══ RECORDS TO PROCESS

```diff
@@ -791,19 +891,33 @@
       if (st >= 0) a.sig_w[st] = f;
     }
   }
-}
-
-constexpr int BLOCK_LDS_BYTES = 160 * 1024, BLOCK_STATIC_LDS = 2560;
+#ifdef SSN_BLOCK_STAMPS
+  if constexpr (F32) {
+    unsigned long long be1;
+    asm volatile("s_waitcnt vmcnt(0)\n\ts_memtime %0\n\ts_waitcnt lgkmcnt(0)" : "=s"(be1) :: "memory");
+    if (wave == 0 && lane == 0 && a.B > 0) {
+      atomicAdd(&g_block_stamps[9], bpro);
+      atomicAdd(&g_block_stamps[10], bbnd);
+      atomicAdd(&g_block_stamps[11], nbnd);
+      atomicAdd(&g_block_stamps[12], be1 - bt6);
+      atomicAdd(&g_block_stamps[13], 1ull);
+      atomicAdd(&g_block_stamps[14], be1 - be0);
+      g_block_stamps[15] = (unsigned long long)a.B;
+    }
+  }
+#endif
+}
 
 template <typename T, int DIN, int DOUT, int NPT, int TPB, int LDSW, int SPLIT, int TAP = 0>
 static hipError_t launch_block_variant_s(hipStream_t s, const BlockArgs<T>& a) {
-  const int lds = LDSW * a.threads * NPT * (int)sizeof(T);
+  constexpr int enc_bytes = LDSW * TPB * NPT * (int)sizeof(T);
+  constexpr int lds = enc_bytes + block_io_lds((int)sizeof(T), DOUT, block_chunk((int)sizeof(T), DOUT, enc_bytes));
+  static_assert(lds + block_static_lds((int)sizeof(T), DOUT) <= BLOCK_LDS_BYTES, "LDS budget");
+  if (LDSW > 0 && a.threads != TPB) return hipErrorInvalidValue;
   static std::atomic<uint64_t> configured{0};
-  if (LDSW > 0) {
-    hipError_t e = set_max_dynamic_lds_once(reinterpret_cast<const void*>(&k_ens_block<T, DIN, DOUT, NPT, TPB, LDSW, SPLIT, TAP>),
-                                            BLOCK_LDS_BYTES - BLOCK_STATIC_LDS, configured);
-    if (e != hipSuccess) return e;
-  }
+  if (hipError_t e = set_max_dynamic_lds_once(reinterpret_cast<const void*>(&k_ens_block<T, DIN, DOUT, NPT, TPB, LDSW, SPLIT, TAP>), lds, configured);
+      e != hipSuccess)
+    return e;
   hipLaunchKernelGGL((k_ens_block<T, DIN, DOUT, NPT, TPB, LDSW, SPLIT, TAP>), dim3((unsigned)(a.K * (SPLIT ? a.P : 1))), dim3((unsigned)a.threads), lds, s, a);
   return hipGetLastError();
 }
@@ -859,7 +973,9 @@
     int th = v.tpb;
     if (v.npt == pk && n < th * pk) th = std::max(64, ((n + pk - 1) / pk + 63) / 64 * 64);
     if ((int64_t)th * v.npt < n) continue;
-    if ((int64_t)v.ldsw * th * v.npt * (int64_t)sizeof(T) > BLOCK_LDS_BYTES - BLOCK_STATIC_LDS) continue;
+    const int enc_bytes = v.ldsw * th * v.npt * (int)sizeof(T);
+    const int ch = block_chunk((int)sizeof(T), dout, enc_bytes);
+    if (enc_bytes + block_io_lds((int)sizeof(T), dout, ch) + block_static_lds((int)sizeof(T), dout) > BLOCK_LDS_BYTES) continue;
     *threads = th; *tpb = v.tpb; *npt = v.npt; *enc_lds = v.ldsw;
     return true;
   }
```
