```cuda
int qrec_bpr_sgd_staged_f32(float* P, int32_t d, int64_t n, const int32_t* u, const int32_t* pos_i,
                            const int32_t* pos_j, const float* R, float* D, float lr, float reg_u,
                            float reg_i, double* loss, void* stream) {
  QREC_REQUIRE(d >= 4 && d <= 128 && (d % 4) == 0, "qrec_bpr_sgd_staged_f32: d=%d unsupported (multiple of 4, 4..128)", d);
  QREC_REQUIRE(n >= 0, "qrec_bpr_sgd_staged_f32: n < 0");
  if (n == 0) return QREC_OK;
  QREC_REQUIRE(P && u && pos_i && pos_j && R && D && loss, "qrec_bpr_sgd_staged_f32: null pointer");
  const int nvec = d / 4;
  cudaStream_t st = (cudaStream_t)stream;
  with_row_shape<128>(nvec, [&](auto s) {
    constexpr int LPR = decltype(s)::LPR;
    const long long per_block = 8 * (32 / LPR);
    const int grid = capped_grid((n + per_block - 1) / per_block, 8);
    bpr_sgd_staged_kernel<LPR><<<grid, 256, 0, st>>>(P, nvec, n, u, pos_i, pos_j, R, D, lr, reg_u, reg_i, loss);
  });
  QREC_LAUNCH_CHECK();
  return QREC_OK;
}

int qrec_sumsq_f32(const float* x, int64_t n, double* out, void* stream) {
  QREC_REQUIRE(out && (x || n == 0) && n >= 0, "qrec_sumsq_f32: bad argument");
  if (n == 0) return QREC_OK;
  QREC_REQUIRE((reinterpret_cast<uintptr_t>(x) & 15) == 0, "qrec_sumsq_f32: x not 16-byte aligned");
  sumsq_kernel<float><<<capped_grid((n / 4 + 255) / 256 + 1, 8), 256, 0, (cudaStream_t)stream>>>(x, n, out);
  QREC_LAUNCH_CHECK();
  return QREC_OK;
}

int qrec_table_snapshot_f32(const float* src, float* dst, int64_t n, void* stream) {
  QREC_REQUIRE(n >= 0 && (n % 4) == 0, "qrec_table_snapshot_f32: n=%lld must be a multiple of 4", (long long)n);
  if (n == 0) return QREC_OK;
  QREC_REQUIRE(src && dst, "qrec_table_snapshot_f32: null pointer");
  QREC_REQUIRE(((reinterpret_cast<uintptr_t>(src) | reinterpret_cast<uintptr_t>(dst)) & 15) == 0,
               "qrec_table_snapshot_f32: src and dst must be 16-byte aligned");
  um_snapshot_kernel<<<sm_count() * UM_SNAPSHOT_CTAS_PER_SM, UM_SNAPSHOT_THREADS, 0, (cudaStream_t)stream>>>(reinterpret_cast<const float4*>(src),
                                                                                 reinterpret_cast<float4*>(dst), n / 4);
  QREC_LAUNCH_CHECK();
  return QREC_OK;
}

int qrec_sumsq_f64(const double* x, int64_t n, double* out, void* stream) {
  QREC_REQUIRE(out && (x || n == 0) && n >= 0, "qrec_sumsq_f64: bad argument");
  if (n == 0) return QREC_OK;
  sumsq_kernel<double><<<capped_grid((n + 255) / 256, 8), 256, 0, (cudaStream_t)stream>>>(x, n, out);
  QREC_LAUNCH_CHECK();
  return QREC_OK;
}

}
```

qrec_b200/csrc/device.cuh:

```cuda
#pragma once
#include <cstdint>

namespace qrec {

__device__ __forceinline__ void red_add_v4(float* addr, float4 v) {
  asm volatile("red.global.add.v4.f32 [%0], {%1, %2, %3, %4};" ::"l"(addr), "f"(v.x), "f"(v.y), "f"(v.z), "f"(v.w) : "memory");
}

__device__ __forceinline__ unsigned long long l2_policy_evict_last() {
  unsigned long long pol;
  asm volatile("createpolicy.fractional.L2::evict_last.b64 %0, 1.0;" : "=l"(pol));
  return pol;
}
__device__ __forceinline__ float4 ld_stream_v4(const float4* p, unsigned long long pol) {
  float4 v;
  asm volatile("ld.global.nc.L1::no_allocate.L2::cache_hint.v4.f32 {%0, %1, %2, %3}, [%4], %5;"
               : "=f"(v.x), "=f"(v.y), "=f"(v.z), "=f"(v.w) : "l"(p), "l"(pol));
  return v;
}
__device__ __forceinline__ void st_hint_v4(float4* p, float4 v, unsigned long long pol) {
  asm volatile("st.global.L2::cache_hint.v4.f32 [%0], {%1, %2, %3, %4}, %5;" ::"l"(p), "f"(v.x), "f"(v.y), "f"(v.z), "f"(v.w),
               "l"(pol) : "memory");
}
__device__ __forceinline__ float4 ldg_no_l1_v4(const float4* p) {
  float4 v;
  asm volatile("ld.global.nc.L1::no_allocate.v4.f32 {%0, %1, %2, %3}, [%4];"
               : "=f"(v.x), "=f"(v.y), "=f"(v.z), "=f"(v.w) : "l"(p));
  return v;
}

__device__ __forceinline__ void pdl_wait() { asm volatile("griddepcontrol.wait;" ::: "memory"); }
__device__ __forceinline__ void pdl_launch_dependents() { asm volatile("griddepcontrol.launch_dependents;" ::: "memory"); }

__device__ __forceinline__ float dot4(float4 a, float4 b) { return a.x * b.x + a.y * b.y + a.z * b.z + a.w * b.w; }

__device__ __forceinline__ void fma4(float4& acc, float s, float4 x) {
  acc.x = fmaf(s, x.x, acc.x); acc.y = fmaf(s, x.y, acc.y);
  acc.z = fmaf(s, x.z, acc.z); acc.w = fmaf(s, x.w, acc.w);
}

template <typename T>
__device__ __forceinline__ T warp_sum(T v) {
#pragma unroll
  for (int o = 16; o > 0; o >>= 1) v += __shfl_xor_sync(0xffffffffu, v, o);
  return v;
}
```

════

(THE TASK)
The answer must consist of each line from the data that includes the string "nvec".

(RESULT OF THE TASK)
  const int nvec = d / 4;
  with_row_shape<128>(nvec, [&](auto s) {
    bpr_sgd_staged_kernel<LPR><<<grid, 256, 0, st>>>(P, nvec, n, u, pos_i, pos_j, R, D, lr, reg_u, reg_i, loss);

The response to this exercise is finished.